以前の測定データの中から該当するデータを拾い出してみた。 「KATO製 C57 1次形 C57-33号機の動力特性」(2018/6/2)より、ライトユニットの電気特性の調査結果を転載する。 下左と中央のグラフと写真。
このライトユニットは、品番が2016と記されていたので、2012年の発売されたD51型モデルに使用されたものと推定する。 品名も「D51 北海道形ライトユニット」となっており、この種のSLに共通使用されている標準部品となっているようである。 ライトは側面発光のチップLEDを使用し、抵抗を直列に配置し、コンデンサも並列に挿入されている。 2.5 volt 辺りか発光を始めて、後は直線的に電流が増加している。 これは560 Ωの抵抗による特性である。
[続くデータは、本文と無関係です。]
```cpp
int bliss_sage_epilogue_bwd(const void* dout, int64_t dout_stride, const void* out, int64_t out_stride, int32_t n_rows, int32_t dim,
                            float p_drop, void* din, int64_t din_stride, void* stream) {
  if (!dout || !out || !din || n_rows < 0 || dim <= 0 || !(p_drop >= 0.f && p_drop < 1.f)) return BLISS_EINVAL;
  if (n_rows == 0) return 0;
  const bool v4 = dim % 4 == 0 && dout_stride % 4 == 0 && out_stride % 4 == 0 && din_stride % 4 == 0 && ((uintptr_t)dout) % 8 == 0 &&
                  ((uintptr_t)out) % 8 == 0 && ((uintptr_t)din) % 8 == 0;
  const float scale = p_drop > 0.f ? 1.0f / (1.0f - p_drop) : 1.0f;
  hipStream_t st = (hipStream_t)stream;
  const int grid = (n_rows + SP_TPB / 64 - 1) / (SP_TPB / 64);
  if (v4) k_sage_epilogue_bwd<true><<<grid, SP_TPB, 0, st>>>((const bf16_t*)dout, dout_stride, (const bf16_t*)out, out_stride, n_rows, dim, scale,
// ... 36 lines not shown
```

### bliss_gnn_amd/csrc/spmm_walk.cuh

```cuda
#pragma once
#include "common.cuh"

namespace spmm_walk {

struct f4 { float x, y, z, w; };

__device__ __forceinline__ int bcast_i(int v, int j) { return __builtin_amdgcn_readlane(v, j); }
__device__ __forceinline__ float bcast_f(float v, int j) { return __int_as_float(__builtin_amdgcn_readlane(__float_as_int(v), j)); }

__device__ __forceinline__ f4 load4(const bf16_t* p) {
  uint2 v = *reinterpret_cast<const uint2*>(p);
  f4 r;
  r.x = __uint_as_float(v.x << 16); r.y = __uint_as_float(v.x & 0xffff0000u);
  r.z = __uint_as_float(v.y << 16); r.w = __uint_as_float(v.y & 0xffff0000u);
  return r;
}

template <bool OUT_F32>
__device__ __forceinline__ void store4(void* out, int64_t off, f4 a) {
  if (OUT_F32) {
    *reinterpret_cast<float4*>((float*)out + off) = make_float4(a.x, a.y, a.z, a.w);
  } else {
    uint2 v;
    v.x = (uint32_t)f2bf(a.x) | ((uint32_t)f2bf(a.y) << 16);
    v.y = (uint32_t)f2bf(a.z) | ((uint32_t)f2bf(a.w) << 16);
    *reinterpret_cast<uint2*>((bf16_t*)out + off) = v;
  }
}

template <bool VEC4, bool OUT_F32>
__device__ __forceinline__ void store_row(void* out, int64_t off, f4 a, float scale) {
  a.x *= scale; a.y *= scale; a.z *= scale; a.w *= scale;
  if (VEC4) store4<OUT_F32>(out, off, a);
  else if (OUT_F32) ((float*)out)[off] = a.x;
  else ((bf16_t*)out)[off] = f2bf(a.x);
}

__host__ __device__ inline int spmm_chunk_edges(int nnz) { return nnz >= 200000 ? 64 : (nnz >= 50000 ? 32 : 16); }

template <bool VEC4, bool OUT_F32, bool BWD, class Policy>
__device__ __forceinline__ void chunk(const Policy pol, int ci, int nnz, int EC, const int* __restrict__ row_ptr,
                                      const int* __restrict__ t_edge, const int* __restrict__ src, const int* __restrict__ dst,
                                      const bf16_t* __restrict__ w, const bf16_t* __restrict__ h, int64_t h_stride, int dim,
                                      void* out, int64_t out_stride, float* __restrict__ part) {
  const int lane = lane_id();
  const int c0 = ci * EC, c1 = min(nnz, c0 + EC), cnt = c1 - c0;
  int my_row = -1, my_n = 0;
  float my_c = 0.f;
  if (lane < cnt) {
    const int e = BWD ? t_edge[c0 + lane] : c0 + lane;
    const int s = src[e], d = dst[e];
    my_row = BWD ? s : d;
    my_n = BWD ? d : s;
    my_c = pol.coef(w ? bf2f(w[e]) : 1.0f, s, d);
  }
  constexpr int W = VEC4 ? 4 : 1;
  const f4 zero = {0.f, 0.f, 0.f, 0.f};
  for (int col0 = 0; col0 < dim; col0 += 64 * W) {
    const int col = col0 + lane * W;
    const bool act = col < dim;
    auto flush = [&](int r, f4 acc) {
      const int rb = row_ptr[r], re = row_ptr[r + 1];
      const bool starts = rb >= c0, ends = re <= c1;
      if (!act) return;
      if (starts && ends) {
        store_row<VEC4, OUT_F32>(out, r * out_stride + col, acc, pol.scale(r, rb, re));
      } else {
        float* q = part + ((int64_t)ci * 2 + (starts ? 1 : 0)) * dim + col;
        q[0] = acc.x;
        if (VEC4) { q[1] = acc.y; q[2] = acc.z; q[3] = acc.w; }
      }
    };
    if (cnt == 0) continue;
    int cur = bcast_i(my_row, 0);
    f4 acc = zero;
    for (int j = 0; j < cnt;) {
      const int r = bcast_i(my_row, j);
      if (r != cur) { flush(cur, acc); acc = zero; cur = r; }
      const int run = __popcll(__ballot(my_row == r && lane >= j));
      const int end = j + run;
      for (; j + 4 <= end; j += 4) {
        int n0 = bcast_i(my_n, j), n1 = bcast_i(my_n, j + 1), n2 = bcast_i(my_n, j + 2), n3 = bcast_i(my_n, j + 3);
        float k0 = bcast_f(my_c, j), k1 = bcast_f(my_c, j + 1), k2 = bcast_f(my_c, j + 2), k3 = bcast_f(my_c, j + 3);
        if (act) {
          if (VEC4) {
            f4 a0 = load4(h + n0 * h_stride + col), a1 = load4(h + n1 * h_stride + col);
            f4 a2 = load4(h + n2 * h_stride + col), a3 = load4(h + n3 * h_stride + col);
            acc.x += k0 * a0.x; acc.y += k0 * a0.y; acc.z += k0 * a0.z; acc.w += k0 * a0.w;
            acc.x += k1 * a1.x; acc.y += k1 * a1.y; acc.z += k1 * a1.z; acc.w += k1 * a1.w;
            acc.x += k2 * a2.x; acc.y += k2 * a2.y; acc.z += k2 * a2.z; acc.w += k2 * a2.w;
            acc.x += k3 * a3.x; acc.y += k3 * a3.y; acc.z += k3 * a3.z; acc.w += k3 * a3.w;
          } else {
            float a0 = bf2f(h[n0 * h_stride + col]), a1 = bf2f(h[n1 * h_stride + col]);
            float a2 = bf2f(h[n2 * h_stride + col]), a3 = bf2f(h[n3 * h_stride + col]);
            acc.x += k0 * a0; acc.x += k1 * a1; acc.x += k2 * a2; acc.x += k3 * a3;
          }
        }
      }
      for (; j < end; ++j) {
        int n0 = bcast_i(my_n, j);
        float k0 = bcast_f(my_c, j);
        if (act) {
          if (VEC4) {
            f4 a0 = load4(h + n0 * h_stride + col);
            acc.x += k0 * a0.x; acc.y += k0 * a0.y; acc.z += k0 * a0.z; acc.w += k0 * a0.w;
          } else acc.x += k0 * bf2f(h[n0 * h_stride + col]);
        }
      }
    }
    flush(cur, acc);
  }
}
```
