-        const int64_t stream_lo = bounds[0], stream_hi = bounds[1];
 #pragma unroll
         for (int t = 0; t < V; t++) {
-            PieceCtx &c = c_ptr[t];
-            LaneSeg &L = L_ptr[t];
-            L.seg = (int64_t)(((uint64_t)(task / q) * kRows + (uint32_t)t * 32u + lane) * q + task % q);
-            L.done = 1;
-            L.spec_state = kNoState;
-            L.head_count = 0;
-            L.far = 0;
+            PieceCtx c;
+            LaneSeg L;
             uint32_t off16 = 0, nchunks = 0;
             pos[t] = 0;
             s[t] = hot_s;
             stop[t] = 0;
             cpd[t] = 0;
-            warm[t] = false;
+            fl[t] = 0;
             hi_rel[t] = stop_head[t] = 0;
-            const int64_t glo = P.origin + L.seg * (int64_t)P.seg_bytes;
-            const int64_t lo = max(glo, stream_lo), hi = min(glo + (int64_t)P.seg_bytes, stream_hi);
-            if (L.seg < P.n_segments && lo >= hi) {
-                write_summary(seg_out, L.seg, kNoState, kRoot, 0u, 0u, 0u, 0u, false);
-            } else if (L.seg < P.n_segments) {
-                int64_t h = P.avg_len ? (int64_t)((uint32_t)(lo - stream_lo) / (uint32_t)P.avg_len) : 0;
-                if (h >= B.n_haystacks) h = B.n_haystacks - 1;
-                int64_t hs = __ldg(B.offsets + h), he = __ldg(B.offsets + h + 1);
-                if (!(hs <= lo && lo < he)) {
-                    h = find_haystack(B, lo);
-                    hs = __ldg(B.offsets + h);
-                    he = __ldg(B.offsets + h + 1);
-                }
-                const bool cont = hs < lo;
-                const int64_t w = cont ? max(hs, lo - (int64_t)P.warm) : lo;
-                const uintptr_t pw = reinterpret_cast<uintptr_t>(B.bytes + w);
-                const uintptr_t a0 = pw & ~uintptr_t(kChunk - 1);
-                L.org = w - (int64_t)(pw - a0);
-                L.lo_rel = (uint32_t)(lo - L.org);
-                L.hi_rel = (uint32_t)(hi - L.org);
-                L.h = (uint32_t)h;
-                L.kind = cont ? kPieceWarm : kPieceNormal;
-                L.done = 0;
-                L.far = CP && cont && L.seg - (hs - P.origin) / (int64_t)P.seg_bytes > kContSpan;
-                off16 = (uint32_t)((a0 - gbase) >> 4);
+            const int64_t seg = (int64_t)(((uint64_t)(task / q) * kRows + (uint32_t)t * 32u + lane) * q + task % q);
+            if (open_segment(seg, c, L)) write_summary(seg_out, seg, kNoState, kRoot, 0u, 0u, 0u, 0u, false);
+            uint32_t meta_x = 0, meta_y = 0;
+            if (!L.done) {
+                off16 = (uint32_t)((reinterpret_cast<uintptr_t>(c.base) - gbase) >> 4);
                 nchunks = (L.hi_rel + kChunk - 1) / kChunk;
-                c.base = B.bytes + L.org;
-                c.at = (uint32_t)(w - L.org);
-                c.limit = (uint32_t)(he - L.org);
-                c.stop = cont ? L.lo_rel : min(L.hi_rel, c.limit);
-                c.emit_from = cont ? 0xffffffffu : 0u;
-                c.state = kRoot;
-                c.have = 0;
-                c.last_pid = c.last_end = 0;
-                c.hay = (uint32_t)h;
-                c.hay_delta = (uint32_t)(L.org - hs);
-                c.unit = (uint32_t)(2 * L.seg + 1);
-                c.nemit = 0;
-                c.cp_pos = c.at;
-                c.cp_cont = 0;
-                warm[t] = cont;
+                meta_x = off16 | (c.at >> 4);
+                meta_y = nchunks | (L.lo_rel == kChunk ? kMetaWarmChunk : 0u);
+                fl[t] = L.kind == kPieceWarm ? kFlWarm : 0u;
                 pos[t] = c.at;
                 stop[t] = c.stop;
                 hi_rel[t] = L.hi_rel;
@@ -414,7 +434,7 @@
             done[t] = L.done != 0;
             if (done[t]) nchunks = 0;
             nch_max = max(nch_max, nchunks);
-            sts64(meta_s + ((uint32_t)t * 32u + lane) * 8, make_uint2(off16, nchunks));
+            sts64(meta_s + ((uint32_t)t * 32u + lane) * 8, make_uint2(meta_x, meta_y));
         }
         const uint32_t kmax = __reduce_max_sync(0xffffffffu, nch_max);
         __syncwarp();
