-  for (int r = 0; r < 16; ++r)
-    for (int x = lane; x < wpx; x += 64)
-      curY[(size_t)(y0 + r) * ypitch + px0 + x] = sh.y[r][x];
+      const uint64_t bal = __ballot(any);
+      uint32_t b = half ? static_cast<uint32_t>(bal >> 32)
+                        : static_cast<uint32_t>(bal);
+      b = (b | (b >> 1)) & 0x55555555u;
+      b = (b | (b >> 1)) & 0x33333333u;
+      b = (b | (b >> 2)) & 0x0F0F0F0Fu;
+      b = (b | (b >> 4)) & 0x00FF00FFu;
+      b = (b | (b >> 8)) & 0x0000FFFFu;
+      if (hl == 0 && m < segw) sh.info.nz[m] = static_cast<uint16_t>(b);
+    }
+    __syncthreads();
+  }
+
+  for (int m = tid; m < segw; m += kThreads) {
+    const DbMb cur = db_mb(sh.info, m);
+    uint64_t bv, bh;
+    if (m > 0) {
+      const DbMb left = db_mb(sh.info, m - 1);
+      h264::dbl_bs_words(&left, cur, bv, bh);
+    } else {
+      h264::dbl_bs_words(nullptr, cur, bv, bh);
+    }
+    sh.info.bv[m] = bv;
+    sh.info.bh[m] = bh;
+  }
+  __syncthreads();
+
+  const int qp = h264::dbl_clip3(0, 51, job.qp);
+  if (wave == 0) {
+    if (lane < 16) db_walk_luma(sh.y, sh.info, segw, lane, db_params(qp));
+  }
   if constexpr (!MONO) {
-    for (int r = 0; r < 8; ++r)
-      for (int x = lane; x < cwpx; x += 64) {
-        curCb[(size_t)(cy0 + r) * cpitch + cpx0 + x] = sh.cb[r][x];
-        curCr[(size_t)(cy0 + r) * cpitch + cpx0 + x] = sh.cr[r][x];
+    if (wave == 1) {
+      if (lane < 16)
+        db_walk_chroma(sh.c, sh.info, segw, lane,
+                       db_params(cDbChromaQp[qp]));
+    }
+  }
+  db_wave_sync();
+
+  if (wave == 0) {
+    for (int r = rg; r < 16; r += 4) {
+      uint8_t* dst = refY + (size_t)(y0 + r) * ypitch + px0;
+      const uint32_t* src = sh.y + r * kYStride + 1;
+      for (int m = ml; m < segw; m += 16)
+        *reinterpret_cast<uint4*>(dst + m * 16) =
+            make_uint4(src[4 * m], src[4 * m + 1], src[4 * m + 2],
+                       src[4 * m + 3]);
+    }
+  }
+  if constexpr (!MONO) {
+    if (wave == 1) {
+      for (int r = rg; r < 16; r += 4) {
+        uint8_t* dst = (r < 8 ? refCb : refCr) +
+                       (size_t)(cy0 + (r & 7)) * cpitch + cpx0;
+        const uint32_t* src = sh.c + r * kCStride + 1;
+        for (int m = ml; m < segw; m += 16)
+          *reinterpret_cast<uint2*>(dst + m * 8) =
+              make_uint2(src[2 * m], src[2 * m + 1]);
       }
-  }
-}
-
-__global__ __launch_bounds__(64) void k_h264_deblock(
-    uint8_t* __restrict__ curY, uint8_t* __restrict__ curCb,
-    uint8_t* __restrict__ curCr, int ypitch, int cpitch, int mbw,
-    const RowJob* __restrict__ jobs, const int16_t* __restrict__ levels,
+    }
+  }
+}
+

Assy表で確認すると、C57-195号機もこのC57-33号機と同様の 2016-3G となっており、同じ部品が使用されている。 このため、 10volt では 12mA の電流がこのライトユニットに消費されているので、電流差の問題は解決される。
さらに、2014/7/3 に実施した「C57 195」(2014/7/10)の測定データでは、ライトユニットを装着したままの状態で測定していた。 その時のデータを上右のグラフに示す。 今回の測定結果とピタリと一致するので、電流値の違いはこれで説明できると言うことにしよう。
■ まとめ
先回の報告では装置の改善結果を評価するどころか、逆に疑問だらけとなってしまった。 少し頭を冷やして、特性が安定いているしていたコアレスモータ搭載車について、N 増し測定を実施した結果、思惑どうりのデータを得ることが出来た。 そして、結論として、
ということにして、N増し実験は完了とする。